NASCAR on TV this week

2024 Top NASCAR Storylines: The Brickyard 400’s Revival

The Return of the Brickyard 400.

If parts of the 2024 NASCAR Cup Series campaign were broken up into cinematic feature films, that would easily be the title of the movie for the lead up to the July 21 race. 

There just isn’t a more succinct way to describe this year’s revival of the legendary crown-jewel race. 

The Brickyard 400 is truly an epic historical quest in the NASCAR universe that pits 40 drivers against each other for immortal glory. 

Read all of Frontstretch‘s content looking back on 2024 here

It’s Indianapolis Motor Speedway, after all. History seeps out of every crack of concrete that holds the steel spectator stands and rises up through the seams in the asphalt from the bricks buried deep below. This is the ground that Ray Harroun, Wilbur Shaw, AJ Foyt and Jeff Gordon plowed. 

This is not Las Vegas Motor Speedway or Michigan International Speedway. Watkins Glen International is cool and beautiful, but it doesn’t stir the emotions like Indy. Darlington Raceway is a time-honored tradition and Daytona International Speedway is stock car’s holy land, for sure.

But Indy is racing’s heaven. Winning there on the oval eternally ties you to the birthplace of motorsports’ soul. 

NASCAR hadn’t disappeared from IMS prior to this year’s Brickyard 400. For three years, the stock car elite ran the road course, and the first race had action until the checkered flag.

But something seemed amiss. Drivers were detached from the pantheon that was reached by Jimmie Johnson, Tony Stewart, Dale Jarrett and many others that won on the oval. Sure, AJ Allmendinger made it known that a win at IMS was legitimate, but it lacked that epic feeling, and felt replaced with just-another-event atmosphere. 

See also
Here's What Happened This Week With the 23XI/FRM Vs. NASCAR Lawsuit (Nov. 30-Dec. 6)

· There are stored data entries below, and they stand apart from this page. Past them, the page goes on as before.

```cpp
int tce_opt_kv_append(const void *k, const void *v, void *k_cache, void *vt_cache, int heads, int hd, int sq, int pos, int max_keys, void *stream) {
    if (!k || !v || !k_cache || !vt_cache || heads <= 0 || hd <= 0 || sq <= 0 || pos < 0 || pos + sq > max_keys)
        return fail(TCE_ERR_BAD_ARG, "tce_opt_kv_append: bad argument (need pos + sq <= max_keys)");
    hipError_t he = hipSuccess;
    const int rc = tce::launch_opt_kv_append(k, v, k_cache, vt_cache, heads, hd, sq, pos, max_keys, static_cast<hipStream_t>(stream), &he);
    return rc == TCE_ERR_HIP ? hip_fail(he, "opt kv append launch") : rc;
// ... 1162 lines not shown
```

tinychatengine_amd/csrc/w4a16_gemm_pk.hip:

```cpp
#include "tce_common.hpp"
#include "w4a16_kernels.hpp"
#include "w4a16_mfma_layout.hpp"

namespace tce {

namespace {

struct PrepackArgs {
    const unsigned *qweight;
    const half_t *scales;
    const unsigned *zeros;
    unsigned *words;
    uint2_t *consts;
    float *last;
    half_t *dscales;
    unsigned *dzeros;
    int N, K, log2g, scales_stride, zeros_stride;
};

__global__ __launch_bounds__(64) void prepack_words_kernel(const PrepackArgs a) {
    const int jt = blockIdx.x, kb = blockIdx.y, lane = threadIdx.x;
    const int q = lane >> 4, n16 = lane & 15;
    const int n = jt * 16 + n16;
    const bool live = n < a.N;
// ... 932 lines not shown
template <int LG, int ABL = 0>
hipError_t launch_pkw(PkGemmArgs &g, hipStream_t stream) {
    const size_t lds = (size_t)4 * pk::kHalfBytes;
    auto kfn = w4a16_gemm_pkw_kernel<LG, ABL>;
    hipError_t e = hipFuncSetAttribute(reinterpret_cast<const void *>(kfn), hipFuncAttributeMaxDynamicSharedMemorySize, (int)lds);
    if (e != hipSuccess) return e;
    const int per = 8 * g.m_per * g.n_per;
    hipLaunchKernelGGL(kfn, dim3(g.split_s > 1 ? per + (per - 8 * g.full_slots) * (g.split_s - 1) : per), dim3(256), lds, stream, g);
    return hipGetLastError();
}
template <int LG, int ABL = 0>
hipError_t launch_pkwx2(PkGemmArgs &g, hipStream_t stream) {
    const size_t lds = (size_t)2 * 4 * pk::kHalfBytes;
    auto kfn = w4a16_gemm_pkwx2_kernel<LG, ABL>;
    hipError_t e = hipFuncSetAttribute(reinterpret_cast<const void *>(kfn), hipFuncAttributeMaxDynamicSharedMemorySize, (int)lds);
    if (e != hipSuccess) return e;
    hipLaunchKernelGGL(kfn, dim3(8 * g.m_per * g.n_per), dim3(512), lds, stream, g);
    return hipGetLastError();
}

hipError_t launch_pkw512(PkGemmArgs &g, hipStream_t stream) {
    const size_t lds = (size_t)128 * 512 * 2;
    auto kfn = w4a16_gemm_pkw512_kernel<7, 0>;
    hipError_t e = hipFuncSetAttribute(reinterpret_cast<const void *>(kfn), hipFuncAttributeMaxDynamicSharedMemorySize, (int)lds);
    if (e != hipSuccess) return e;
    hipLaunchKernelGGL(kfn, dim3(8 * g.m_per * g.n_per), dim3(512), lds, stream, g);
    return hipGetLastError();
}

template <int KS>
hipError_t launch_pkw3(PkGemmArgs &g, hipStream_t stream) {
    const size_t lds = (size_t)KS * 4 * pk::kHalfBytes;
    hipError_t e;
    if constexpr (KS == 2) {
        auto kfn = w4a16_gemm_pkw3x2_kernel<7, 0>;
        e = hipFuncSetAttribute(reinterpret_cast<const void *>(kfn), hipFuncAttributeMaxDynamicSharedMemorySize, (int)lds);
        if (e != hipSuccess) return e;
        hipLaunchKernelGGL(kfn, dim3(8 * g.m_per * g.n_per), dim3(512), lds, stream, g);
    } else {
        auto kfn = w4a16_gemm_pkw3_kernel<7, 0>;
        e = hipFuncSetAttribute(reinterpret_cast<const void *>(kfn), hipFuncAttributeMaxDynamicSharedMemorySize, (int)lds);
        if (e != hipSuccess) return e;
        hipLaunchKernelGGL(kfn, dim3(8 * g.m_per * g.n_per), dim3(256), lds, stream, g);
    }
    return hipGetLastError();
}

template <int LG, int ABL = 0>
hipError_t launch_pk256(PkGemmArgs &g, hipStream_t stream) {
    const size_t lds = (size_t)4 * 256 * pk::kHalfK * 2;
    auto kfn = w4a16_gemm_pk256_kernel<LG, ABL>;
    hipError_t e = hipFuncSetAttribute(reinterpret_cast<const void *>(kfn), hipFuncAttributeMaxDynamicSharedMemorySize, (int)lds);
    if (e != hipSuccess) return e;
    const int per = 8 * g.m_per * g.n_per;
    hipLaunchKernelGGL(kfn, dim3(g.split_s > 1 ? per + (per - 8 * g.full_slots) * (g.split_s - 1) : per), dim3(256), lds, stream, g);
    return hipGetLastError();
}

}

#ifdef TCE_LAB
void set_gemm_pk_ablation(int abl) { g_pk_abl = abl; }
#else
void set_gemm_pk_ablation(int) { g_pk_abl = 0; }
#endif
void set_gemm_pk256_auto(int on) { g_pk256_auto = on ? 1 : 0; }
void set_gemm_pk_wide_auto(int on) { g_pk_wide_auto = on ? 1 : 0; }
void set_gemm_pk_form16_auto(int on) { g_pk_form16_auto = on ? 1 : 0; }
void set_gemm_pk_handoff(int on) { g_pk_handoff = on ? 1 : 0; }
void set_gemm_pk_prio(int on) { g_pk_prio = on >= 0 && on <= 4 ? on : -1; }
void set_gemm_pk_handoff_delta(int d) { g_pk_handoff_delta = d >= 0 && d <= 8 ? d : 2; }
void set_gemm_pk_split(int s) { g_pk_split_force = s >= 2 && s <= 4 ? s : 0; }

void set_gemm_pk_mode(int form, int xm) {
    g_pk_ks = (form >= 1 && form <= 16) ? form : 0;
    g_pk_xm = (xm == 1 || xm == 2 || xm == 4 || xm == 8) ? xm : 0;
}

size_t prepack_bytes(int N, int K, int G) {
    if (N <= 0 || K <= 0 || K % 128 != 0 || (G != 128 && G != 64 && G != 32)) return 0;
    return pk::total_bytes(N, K, G);
}

int launch_w4a16_prepack(const tce_w4a16_desc &d, void *out, hipStream_t stream, hipError_t *hip_err) {
    if (d.K % 128 != 0) return TCE_ERR_UNSUPPORTED_SHAPE;
    const int zw = zeros_width(d.K, d.group_size);
    PrepackArgs a{};
    a.qweight = static_cast<const unsigned *>(d.qweight);
    a.scales = static_cast<const half_t *>(d.scales);
    a.zeros = static_cast<const unsigned *>(d.zeros);
    unsigned char *base = static_cast<unsigned char *>(out);
    a.words = reinterpret_cast<unsigned *>(base);
    a.consts = reinterpret_cast<uint2_t *>(base + pk::consts_offset(d.N, d.K));
    a.last = reinterpret_cast<float *>(base + pk::last_offset(d.N, d.K, d.group_size));
    a.dscales = reinterpret_cast<half_t *>(base + pk::dscales_offset(d.N, d.K, d.group_size));
    a.dzeros = reinterpret_cast<unsigned *>(base + pk::dzeros_offset(d.N, d.K, d.group_size));
    a.N = d.N;
    a.K = d.K;
    a.log2g = d.group_size == 128 ? 7 : (d.group_size == 64 ? 6 : 5);
    a.scales_stride = d.scales_stride ? d.scales_stride : zw * 8;
    a.zeros_stride = d.zeros_stride ? d.zeros_stride : zw;
    const int nt = pk::nt16(d.N);
    hipLaunchKernelGGL(prepack_words_kernel, dim3(nt, d.K >> 7), dim3(64), 0, stream, a);
    hipLaunchKernelGGL(prepack_consts_kernel, dim3((nt * 16 + 63) / 64), dim3(64), 0, stream, a);
    hipLaunchKernelGGL(prepack_decode_kernel, dim3((unsigned)(((long long)nt * (d.K / d.group_size) + 63) / 64)), dim3(64), 0, stream, a);
    const hipError_t e = hipGetLastError();
    if (e != hipSuccess) {
        if (hip_err) *hip_err = e;
        return TCE_ERR_HIP;
    }
    return TCE_OK;
}
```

The Brickyard 400 jewel embedded in the crown next to the glistening gems for the Daytona 500, Coca Cola 600 and Southern 500 had lost its shine, replaced with a Ring Pop candy piece.  

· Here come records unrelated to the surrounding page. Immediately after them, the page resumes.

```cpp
template <typename T>
// ... 90 lines not shown
        *out = new_act(x.B, x.H, x.W, cw.cout);
        if (!out->p) return 7;
        GroupNormArgs a;
        a.x0 = nullptr; a.c0 = cw.cout; a.B = x.B; a.HW = x.H * x.W; a.groups = m.cfg.norm_num_groups; a.eps = eps;
        a.gamma = nw.g; a.beta = nw.b; a.silu = silu ? 1 : 0; a.y = out->p;
        a.nsplit = groupnorm_nsplit(a.B, a.HW);
        a.partial = static_cast<float*>(alloc((size_t)a.B * a.nsplit * a.groups * 2 * sizeof(float)));
        TRY(gemm_alloc_partial(g, arena_alloc()));
        if (!a.partial) return 7;
        if (dry) return 0;
        g.defer_reduce = 1;
        TRY(launch_gemm<T>(g, st));
        GnSlabSrc ss;
        ss.partial = g.partial; ss.splitk = g.splitk; ss.alpha = g.alpha; ss.bias = g.bias; ss.rowvec = g.rowvec; ss.rowvec_ld = g.rowvec_ld;
        ss.rowvec_div = g.rowvec_div; ss.resid = g.resid; ss.ldr = g.ldr; ss.raw_out = h.p;
        return launch_groupnorm_slabs(a, ss, st);
    }

    static int subpix_min_rows() {
        static const int v = [] { const char* e = getenv("MRISR_SUBPIX"); return e ? atoi(e) : 2048; }();
        return g_subpix_override >= 0 ? g_subpix_override : v;
    }
    int upsample_conv(const Act& x, const Level& lv, Act* out) {
        const int minr = subpix_min_rows();
        if (!(sizeof(T) == 2 && lv.up_sp && !m.keep && minr > 0 && (long long)x.rows() >= minr))
            return conv3(x, nullptr, lv.up, 1, 1, nullptr, 0, 1, nullptr, ACT_NONE, out);
        const ConvW& cw = lv.up;
        MRISR_REQUIRE(cw.cin == x.C, "upsampler weight mismatch");
        *out = new_act(x.B, 2 * x.H, 2 * x.W, cw.cout);
        if (!out->p) return 7;
// ... 93 lines not shown
        TRY(gn(t->h, nullptr, r.n2, true, m.cfg.norm_eps, &t->hn, &t->p2, &t->ns2));
        Act res = x;
        if (r.has_sc) {
            GemmArgs g = resnet_shortcut_args(x, x1, r.sc.w, r.sc.b, r.cin, r.cout, o.p);
            TRY(run_gemm(g));
            res = o;
        } else {
            MRISR_REQUIRE(!x1, "concat input requires a shortcut conv");
        }
        if (r.c2.r) TRY(conv_lora_z(t->hn, r.c2, &t->z2));
        GemmArgs g = resnet_conv2_args(t->hn.p, x.B, x.H, x.W, r.cout, r.c2.w, r.c2.b, res.p, o.p);
        if (t->z2) ga_lora_epilogue(g, r.c2, t->z2);
        return run_gemm(g);
    }

    int resnet(const ResW& r, const Act& x, const Act* x1, Act* out, const NormW* next = nullptr, float next_eps = 0.f, Act* next_out = nullptr) {
        Act o = new_act(x.B, x.H, x.W, r.cout);
        if (!o.p) return 7;
        if (next_out) next_out->p = nullptr;
        if (r.c1.r || r.c2.r) {
            const size_t mk0 = m.arena.mark();
            ResTape t;
            TRY(resnet_literal(r, x, x1, o, &t));
            if (!m.keep) m.arena.release(mk0);
            *out = o;
            return 0;
        }
        GemmArgs g2;
        bool fuse2 = false;
        GroupNormArgs a2;
        GemmArgs gt = resnet_conv2_args(kUnallocated, x.B, x.H, x.W, r.cout, r.c2sc, r.b2sc, nullptr, o.p, r.cin, &x, x1);
        const bool sc_tail = sizeof(T) == 2 && !m.keep && r.has_sc && r.c2sc && sc_fused_enabled() && x.C + (x1 ? x1->C : 0) == r.cin && gemm_sc_tail_ok(gt);
        if (next && next_out && sizeof(T) == 2 && !m.keep && next->c == r.cout && groupnorm_slabs_ok(r.cout, m.cfg.norm_num_groups, x.H * x.W)) {
            g2 = sc_tail ? gt
                         : resnet_conv2_args(kUnallocated, x.B, x.H, x.W, r.cout, r.c2.w, r.c2.b, kUnallocated, kUnallocated);
            TRY(gemm_choose(g2, true));
            fuse2 = g2.splitk > 1;
            if (fuse2) {
                *next_out = new_act(x.B, x.H, x.W, r.cout);
                a2.nsplit = groupnorm_nsplit(x.B, x.H * x.W);
                a2.partial = static_cast<float*>(alloc((size_t)x.B * a2.nsplit * m.cfg.norm_num_groups * 2 * sizeof(float)));
                if (!next_out->p || !a2.partial) return 7;
            }
        }
        const size_t mk = m.arena.mark();
        Act xn, h, hn;
        TRY(gn(x, x1, r.n1, true, m.cfg.norm_eps, &xn));
        const int div = m.t_scalar ? INT_MAX : x.H * x.W;
        TRY(conv3_gn(xn, nullptr, r.c1, m.tproj_out + r.temb_off, m.tproj_total, div, nullptr, r.n2, true, m.cfg.norm_eps, nullptr, &hn));
        Act res = x;
        if (sc_tail) {
            res.p = nullptr;
        } else if (r.has_sc) {
            GemmArgs g = resnet_shortcut_args(x, x1, r.sc.w, r.sc.b, r.cin, r.cout, o.p);
            MRISR_REQUIRE(r.sc.R == 0, "shortcut has no LoRA");
            TRY(run_gemm(g));
            res = o;
        } else {
            MRISR_REQUIRE(!x1, "concat input requires a shortcut conv");
        }
        if (fuse2) {
            g2.a0 = hn.p; g2.resid = res.p; g2.out = o.p;
            TRY(gemm_alloc_partial(g2, arena_alloc()));
            if (!dry) {
                g2.defer_reduce = 1;
                TRY(launch_gemm<T>(g2, st));
                a2.x0 = nullptr; a2.c0 = r.cout; a2.B = x.B; a2.HW = x.H * x.W; a2.groups = m.cfg.norm_num_groups; a2.eps = next_eps;
                a2.gamma = next->g; a2.beta = next->b; a2.silu = 0; a2.y = next_out->p;
                GnSlabSrc ss;
                ss.partial = g2.partial; ss.splitk = g2.splitk; ss.alpha = g2.alpha; ss.bias = g2.bias; ss.resid = res.p; ss.ldr = r.cout; ss.raw_out = o.p;
                TRY(launch_groupnorm_slabs(a2, ss, st));
            }
        } else if (sc_tail) {
            gt.a0 = hn.p;
            TRY(run_gemm(gt));
        } else {
            GemmArgs g = resnet_conv2_args(hn.p, x.B, x.H, x.W, r.cout, r.c2.w, r.c2.b, res.p, o.p);
            TRY(run_gemm(g));
        }
        if (!m.keep) m.arena.release(mk);
        *out = o;
        return 0;
    }
// ... 231 lines not shown
            MRISR_CHECK_HIP(hipMemcpyAsync(t.data, a.p, a.numel() * sizeof(T), hipMemcpyDeviceToDevice, st));
            return 0;
        }
        return launch_nhwc_to_nchw<T>(a.p, t.data, t.dtype, a.B, a.C, a.H, a.W, scale, st);
    }
    int add_external(Act& x, const mrisr_tensor& t) {
        const size_t mk = m.arena.mark();
        Act r;
        TRY(import_act(t, &r, false));
        MRISR_REQUIRE(r.B == x.B && r.C == x.C && r.H == x.H && r.W == x.W, "residual shape mismatch");
        if (!dry) TRY(launch_add_inplace<T>(x.p, r.p, (long long)x.numel(), st));
        if (!m.keep) m.arena.release(mk);
        return 0;
    }

    int encoder(Act x, const mrisr_tensor* intrablock, int n_intra, std::vector<Act>* skips, Act* out, int last_skip = -1) {
        skips->push_back(x);
        int ib = 0;
        auto done = [&] { return last_skip >= 0 && (int)skips->size() > last_skip; };
        for (int i = 0; i < m.cfg.num_levels && !done(); ++i) {
            Level& lv = m.down[i];
            const bool has_attn = !lv.xf.empty();
            const int block_last = (int)skips->size() - 1 + (int)lv.res.size() + (lv.has_down ? 1 : 0);
            for (size_t j = 0; j < lv.res.size() && !done(); ++j) {
                Act y, xn_next;
                xn_next.p = nullptr;
                if (has_attn) TRY(resnet(lv.res[j], x, nullptr, &y, &lv.xf[j].norm, 1e-6f, &xn_next));
                else TRY(resnet(lv.res[j], x, nullptr, &y));
                x = y;
                if (has_attn) {
                    TRY(transformer(lv.xf[j], x, &y, &xn_next));
                    x = y;
                    if (j + 1 == lv.res.size() && ib < n_intra) TRY(add_external(x, intrablock[ib++]));
                }
                skips->push_back(x);
            }
            if (lv.has_down && !done()) {
                Act y;
                TRY(conv3(x, nullptr, lv.down, 2, 0, nullptr, 0, 1, nullptr, ACT_NONE, &y));
                x = y;
                skips->push_back(x);
            }
            if (!has_attn && ib < n_intra && (last_skip < 0 || last_skip >= block_last)) {
                TRY(add_external(x, intrablock[ib++]));
            }
        }
        *out = x;
        return 0;
    }
    int mid(Act x, Act* out) {
        Act y, xn_next;
        xn_next.p = nullptr;
        TRY(resnet(m.mid_r0, x, nullptr, &y, &m.mid_xf.norm, 1e-6f, &xn_next));
        x = y;
        TRY(transformer(m.mid_xf, x, &y, &xn_next));
        x = y;
        TRY(resnet(m.mid_r1, x, nullptr, &y));
        *out = y;
        return 0;
    }

    int set_context(const mrisr_tensor& ehs) {
        MRISR_REQUIRE(ehs.ndim == 3 && ehs.shape[2] == m.cfg.cross_attention_dim, "encoder_hidden_states shape");
        MRISR_REQUIRE((int)ehs.shape[0] == m.ws_B && (int)ehs.shape[1] == m.ctx_len, "context shape vs planned workspace");
        if (!dry) TRY(launch_nchw_to_nhwc<T>(ehs.data, ehs.dtype, m.ctx_rows, m.ws_B * m.ctx_len, m.cfg.cross_attention_dim, 1, 1, st));
        auto each = [&](XfW& x) -> int { return project_context(x, m.head_buf_for_C(x.C)); };
        for (auto& lv : m.down) for (auto& x : lv.xf) TRY(each(x));
        TRY(each(m.mid_xf));
// ... 16 lines not shown
        m.arena.reset();
        const int B = (int)sample.shape[0];
        const bool store = fc.mode == CACHE_STORE, use = fc.mode == CACHE_USE;
        const int q0 = m.num_skips() - 1 - fc.depth;
        if (store || use) {
            MRISR_REQUIRE(q0 >= 0 && fc.depth >= 1 && fc.p, "feature cache: depth 1 .. num_skips - 1 and a buffer");
            MRISR_REQUIRE(n_down == 0 && !mid_res, "a feature cache together with ControlNet residuals is not supported");
        }
        if (ehs) TRY(set_context(*ehs));
        MRISR_REQUIRE(dry || m.ctx_valid, "no encoder_hidden_states given and none cached");
        TRY(time_embed(t_dev, t_scalar, B));
        Act s, x;
        TRY(import_act(sample, &s, false));
        TRY(direct(s, m.conv_in, 1, ACT_NONE, nullptr, &x));
        std::vector<Act> skips;
        TRY(encoder(x, intrablock, n_intra, &skips, &x, use ? fc.depth : -1));
        if (n_down > 0) {
            MRISR_REQUIRE(n_down == (int)skips.size(), "down_block_additional_residuals count");
            for (int k = 0; k < n_down; ++k) {
                if (skips[k].p == x.p) {
                    Act c = new_act(x.B, x.H, x.W, x.C);
                    if (!c.p) return 7;
                    if (!dry) MRISR_CHECK_HIP(hipMemcpyAsync(c.p, x.p, x.numel() * sizeof(T), hipMemcpyDeviceToDevice, st));
                    skips[k] = c;
                }
                TRY(add_external(skips[k], down_res[k]));
            }
        }
        if (!use) TRY(mid(x, &x));
        if (mid_res) TRY(add_external(x, *mid_res));
        int q = 0;
        for (int i = 0; i < m.cfg.num_levels; ++i) {
            Level& lv = m.up[i];
            for (size_t j = 0; j < lv.res.size(); ++j, ++q) {
                if (use && q < q0) continue;
                if ((store || use) && q == q0) {
                    int64_t cs[4];
                    TRY(m.cache_shape(fc.depth, B, (int)sample.shape[2], (int)sample.shape[3], cs));
                    if (store) {
                        MRISR_REQUIRE(x.B == cs[0] && x.C == cs[1] && x.H == cs[2] && x.W == cs[3], "feature cache shape");
                        if (!dry) MRISR_CHECK_HIP(hipMemcpyAsync(fc.p, x.p, x.numel() * sizeof(T), hipMemcpyDeviceToDevice, st));
                    } else {
                        x.p = fc.p; x.B = (int)cs[0]; x.C = (int)cs[1]; x.H = (int)cs[2]; x.W = (int)cs[3];
                    }
// ... 46 lines not shown
    int controlnet_forward(const mrisr_tensor& sample, const long long* t_dev, int t_scalar, const mrisr_tensor* ehs,
                           const mrisr_tensor* cond, float scale, mrisr_tensor* down_out, int n_down,
                           mrisr_tensor* mid_out) {
        m.arena.reset();
        const int B = (int)sample.shape[0];
        if (ehs) TRY(set_context(*ehs));
        if (cond) TRY(set_cond(*cond));
        MRISR_REQUIRE(dry || (m.ctx_valid && m.cond_valid), "context / condition image neither given nor cached");
        TRY(time_embed(t_dev, t_scalar, B));
        Act s, x;
        TRY(import_act(sample, &s, false));
        Act ce;
        ce.p = m.cond_emb; ce.B = B; ce.H = s.H; ce.W = s.W; ce.C = m.cfg.block_out_channels[0];
        TRY(direct(s, m.conv_in, 1, ACT_NONE, &ce, &x));
        std::vector<Act> skips;
        TRY(encoder(x, nullptr, 0, &skips, &x));
        TRY(mid(x, &x));
        MRISR_REQUIRE(n_down == (int)skips.size(), "ControlNet output count");
        for (int k = 0; k < n_down; ++k) {
            const size_t mk = m.arena.mark();
            Act o = new_act(skips[k].B, skips[k].H, skips[k].W, skips[k].C);
            if (!o.p) return 7;
            TRY(linear(skips[k].p, (int)skips[k].rows(), skips[k].C, m.cn_down[k], ACT_NONE, nullptr, 0, nullptr, o.p, o.C));
            TRY(export_act(o, down_out[k], scale));
            if (!m.keep) m.arena.release(mk);
        }
        Act o = new_act(x.B, x.H, x.W, x.C);
        if (!o.p) return 7;
        TRY(linear(x.p, (int)x.rows(), x.C, m.cn_mid, ACT_NONE, nullptr, 0, nullptr, o.p, o.C));
        return export_act(o, *mid_out, scale);
    }
};
// ... 3 lines not shown
```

The return of the Brickyard 400 in 2024 was more than just a race — it was a rekindling (and reminder) of the stock car tradition and nostalgia at the historic 2.5-mile oval. It surprisingly felt like a homecoming for NASCAR, even considering the Indianapolis 500 prominence at the facility. While the on-track action may not have been dramatically different from previous years — I thought it was still good — the significance of returning to the grand stage that the oval provides overshadowed the competition itself, creating a moment that felt restorative mixed with a pinch of awe.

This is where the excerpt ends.